U.S. President Donald Trump often points to the rising stock market when he claims responsibility for economic strength, but he doesn’t mention a lack of job growth or struggling sectors including manufacturing and coal. 2:19

Economics by populist appeal

Perhaps one of the biggest flaws in Trump’s economic strategy was that he chose policy based on how it would appeal to the ideology of his populist base. Sometimes things that appeal to a large number of people are simply wrong. 

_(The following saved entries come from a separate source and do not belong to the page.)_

int pww_xattn_stats_f16(const void* q, const void* k, int B, int H, int N, int T, int D, int64_t q_batch_stride,
    int64_t q_row_stride, int64_t k_batch_stride, int64_t k_row_stride, int stat, const int32_t* wmap_index,
    float* stats, void* workspace, size_t workspace_bytes, void* stream) {
  return xattn_stats<__half>(
      q, k, B, H, N, T, D, q_batch_stride, q_row_stride, k_batch_stride, k_row_stride, stat, nullptr, false,
      wmap_index, stats, workspace, workspace_bytes, stream);
}
int pww_xattn_stats_bf16(const void* q, const void* k, int B, int H, int N, int T, int D, int64_t q_batch_stride,
    int64_t q_row_stride, int64_t k_batch_stride, int64_t k_row_stride, int stat, const int32_t* wmap_index,
    float* stats, void* workspace, size_t workspace_bytes, void* stream) {
  return xattn_stats<__nv_bfloat16>(
      q, k, B, H, N, T, D, q_batch_stride, q_row_stride, k_batch_stride, k_row_stride, stat, nullptr, false,
      wmap_index, stats, workspace, workspace_bytes, stream);
}

int pww_xattn_stats_multi_f16(const void* q, const void* k, int B, int H, int N, int T, int D, int64_t q_batch_stride,
    int64_t q_row_stride, int64_t k_batch_stride, int64_t k_row_stride, const int32_t* stat, const int32_t* wmap_index,
    float* stats, void* workspace, size_t workspace_bytes, void* stream) {
  return xattn_stats<__half>(
      q, k, B, H, N, T, D, q_batch_stride, q_row_stride, k_batch_stride, k_row_stride, PWW_STAT_MAX, stat, true,
      wmap_index, stats, workspace, workspace_bytes, stream);
}
int pww_xattn_stats_multi_bf16(const void* q, const void* k, int B, int H, int N, int T, int D, int64_t q_batch_stride,
    int64_t q_row_stride, int64_t k_batch_stride, int64_t k_row_stride, const int32_t* stat, const int32_t* wmap_index,
    float* stats, void* workspace, size_t workspace_bytes, void* stream) {
  return xattn_stats<__nv_bfloat16>(
      q, k, B, H, N, T, D, q_batch_stride, q_row_stride, k_batch_stride, k_row_stride, PWW_STAT_MAX, stat, true,
      wmap_index, stats, workspace, workspace_bytes, stream);
}

int pww_xattn_fwd_f16(const void* q, const void* k, const void* v, void* out, int B, int H, int N, int T, int D,
    int64_t q_batch_stride, int64_t q_row_stride, int64_t k_batch_stride, int64_t k_row_stride, int64_t o_batch_stride,
    int64_t o_row_stride, const float* wmap, int64_t wmap_batch_stride, const int32_t* wmap_index, const float* stats,
    const float* g_sigma, float scale, void* stream) {
  return xattn_fwd<__half>(q, k, v, out, B, H, N, T, D, q_batch_stride, q_row_stride, k_batch_stride, k_row_stride,
      o_batch_stride, o_row_stride, wmap, wmap_batch_stride, wmap_index, stats, g_sigma, 0, scale, stream);
}
int pww_xattn_fwd_bf16(const void* q, const void* k, const void* v, void* out, int B, int H, int N, int T, int D,
    int64_t q_batch_stride, int64_t q_row_stride, int64_t k_batch_stride, int64_t k_row_stride, int64_t o_batch_stride,
    int64_t o_row_stride, const float* wmap, int64_t wmap_batch_stride, const int32_t* wmap_index, const float* stats,
    const float* g_sigma, float scale, void* stream) {
  return xattn_fwd<__nv_bfloat16>(
      q, k, v, out, B, H, N, T, D, q_batch_stride, q_row_stride, k_batch_stride, k_row_stride,
      o_batch_stride, o_row_stride, wmap, wmap_batch_stride, wmap_index, stats, g_sigma, 0, scale, stream);
}
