@@ -43,20 +48,32 @@
         constexpr int MT = NS == 128 ? 4 : 2;
         const int px0 = NS == 128 ? (wave >> 1) * 64 : wave * 32, ch0 = NS == 128 ? (wave & 1) * 64 : 0;
         v4f acc[4][MT];
-        uint4 fa[2][2][MT], fb[2][2][4];
+        constexpr int NB = ROLES == 3 ? 1 : 2;
+        uint4 fa[NB][2][MT], fb[NB][2][4];
+        auto read_half = [&](int buf, int kk, const uint4 *At, int kt) __attribute__((always_inline)) {
+            const uint4 *Wt = Wl + kt * NS * 8;
+#pragma unroll
+            for (int n = 0; n < 4; ++n) fb[buf][kk][n] = Wt[swz(ch0 + n * 16 + l15, kk * 4 + q)];
+#pragma unroll
+            for (int m = 0; m < MT; ++m) fa[buf][kk][m] = At[swz(px0 + m * 16 + l15, kk * 4 + q)];
+        };
         auto read_frags = [&](int buf, const uint4 *At, int kt) __attribute__((always_inline)) {
-            const uint4 *Wt = Wl + kt * NS * 8;
-#pragma unroll
-            for (int kk = 0; kk < 2; ++kk) {
-#pragma unroll
-                for (int n = 0; n < 4; ++n) fb[buf][kk][n] = Wt[swz(ch0 + n * 16 + l15, kk * 4 + q)];
-#pragma unroll
-                for (int m = 0; m < MT; ++m) fa[buf][kk][m] = At[swz(px0 + m * 16 + l15, kk * 4 + q)];
-            }
-        };
-        __syncthreads();
-        read_frags(0, Al[0], 0);
-        int sn = 1;
+#pragma unroll
+            for (int kk = 0; kk < 2; ++kk) read_half(buf, kk, At, kt);
+        };
+        auto mfma_half = [&](int buf, int kk) __attribute__((always_inline)) {
+#pragma unroll
+            for (int m = 0; m < MT; ++m)
+#pragma unroll
+                for (int n = 0; n < 4; ++n)
+                    acc[n][m] = __builtin_amdgcn_mfma_f32_16x16x32_bf16(
+                        __builtin_bit_cast(__attribute__((ext_vector_type(8))) __bf16, fb[buf][kk][n]),
+                        __builtin_bit_cast(__attribute__((ext_vector_type(8))) __bf16, fa[buf][kk][m]), acc[n][m], 0, 0, 0);
+        };
+        __syncthreads();
+        if constexpr (ROLES == 3) read_half(0, 0, Al[0], 0);
+        else read_frags(0, Al[0], 0);
+        int sc = 0, sn = 1;
         for (int it = 0; it < niter; ++it) {
 #pragma unroll
             for (int i = 0; i < WNSET; ++i) {
@@ -68,18 +85,22 @@
                         for (int m = 0; m < MT; ++m) acc[n][m] = v4f{0.f, 0.f, 0.f, 0.f};
                 }
                 __syncthreads();
-                read_frags((i + 1) & 1, Al[sn], (i + 1) % NK);
+                if constexpr (ROLES == 3) {
+                    read_half(0, 1, Al[sc], kt);
+                    __builtin_amdgcn_sched_barrier(0);
+                    mfma_half(0, 0);
+                    __builtin_amdgcn_sched_barrier(0);
+                    read_half(0, 0, Al[sn], (i + 1) % NK);
+                    __builtin_amdgcn_sched_barrier(0);
+                    mfma_half(0, 1);
+                } else {
+                    read_frags((i + 1) & 1, Al[sn], (i + 1) % NK);
+                    __builtin_amdgcn_sched_barrier(0);
+#pragma unroll
+                    for (int kk = 0; kk < 2; ++kk) mfma_half(i & 1, kk);
+                }
+                sc = sn;
                 sn = sn == 2 ? 0 : sn + 1;
-                __builtin_amdgcn_sched_barrier(0);
-#pragma unroll
-                for (int kk = 0; kk < 2; ++kk)
-#pragma unroll
-                    for (int m = 0; m < MT; ++m)
-#pragma unroll
-                        for (int n = 0; n < 4; ++n)
-                            acc[n][m] = __builtin_amdgcn_mfma_f32_16x16x32_bf16(
-                                __builtin_bit_cast(__attribute__((ext_vector_type(8))) __bf16, fb[i & 1][kk][n]),
-                                __builtin_bit_cast(__attribute__((ext_vector_type(8))) __bf16, fa[i & 1][kk][m]), acc[n][m], 0, 0, 0);
                 __builtin_amdgcn_sched_barrier(0);
                 if (kt == NK - 1) {
                     unsigned char *ot = reinterpret_cast<unsigned char *>(Ol);
@@ -104,7 +125,7 @@
         Set st[WNSET];
         const __amdgpu_buffer_rsrc_t yrs = __builtin_amdgcn_make_buffer_rsrc(p.y ? p.y : const_cast<void *>(p.x), 0, p.y ? (int)((size_t)p.M * p.Cout * 2) : 0, 0x00020000);
         auto load_tick = [&](int j, int kt, Set &S) __attribute__((always_inline)) {
-            const size_t m0 = (size_t)tile_m0(j < tiles_per_wg ? j : tiles_per_wg - 1);
+            const size_t m0 = (size_t)tile_m0(j);
 #pragma unroll
             for (int i = 0; i < 4; ++i) S.a[i] = *reinterpret_cast<const uint4 *>(xg + (m0 + rbase + 32 * i) * K + kt * WBK + s * 8);
         };
@@ -135,9 +156,11 @@
             }
         };
         const int cc = t2 % CPR, r0 = t2 / CPR;
-        auto epilogue = [&](int j, bool valid) __attribute__((always_inline)) {
+        auto epilogue = [&](int j) __attribute__((always_inline)) {
             const unsigned char *ot = reinterpret_cast<const unsigned char *>(Ol);
-            const unsigned m0 = (unsigned)tile_m0(valid ? j : 0);
+            const bool valid = tile_ok(j);
+            const unsigned m0 = (unsigned)tile_m0(j);
+            const int rlo = valid ? (8 * (group + ngroup * j) + xcd) * WBM - (int)m0 : WBM;
             uint4 raw[NR];
 #pragma unroll
             for (int i = 0; i < NR; ++i) {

Immigration is one example. Blocking the arrival of highly skilled foreigners may sound like it is saving jobs for U.S. citizens, but the policy that helped Canada grab some of those people instead, is widely seen by labour economists as having the opposite effect.

Protectionism is another example. Trump’s attacks on Canada as a trade cheat may have played well to the Make America Great Again audience, but they were almost universally opposed by economists and U.S. businesses interested in making the economy stronger.

Tear gas is released into the crowd at the U.S. Capitol Building in Washington, D.C., on Jan. 6. An economy even more divided between rich and poor may actually hurt Trump supporters even while it inflames their political outrage with the current system. (Shannon Stapleton/Reuters)

Trump’s hard line on Canada and the renegotiation of NAFTA may have gained the U.S. some small advantages in the short term but also lost as much in good will. Wins and losses are hard to calculate, but last week Reuters reported on a study by U.S. businesses that showed Trump’s trade war with China, rather than bringing employment home, cost the economy 245,000 jobs.

Perhaps the biggest flaw in Trump’s economic strategy is the one that he celebrated as his biggest success: his $1.5-trillion overhaul of the U.S. tax system. While claiming to speak for poorer working Americans, it has been widely recorded that Trump’s financial support came from the rich who benefited from tax cuts and rising markets.

Especially after the impact of COVID-19, those measures have left the U.S. more starkly divided between rich and poor than when Trump took office.

Meanwhile, some of those who supported and benefited from Trump’s economic policy, including Senate Majority Leader Mitch McConnell, have now added their voices to the chorus criticizing the president.

Now, rather than taking a hard look at Trump’s economic policy, what went right and what went wrong, the impeachment may actually create even greater division.

Whether the Senate ultimately votes to convict Trump or not, the rising temperature of political outrage will make sober analysis next to impossible, with the danger of leaving the Trump presidency’s net benefit for the U.S. economy poorly examined.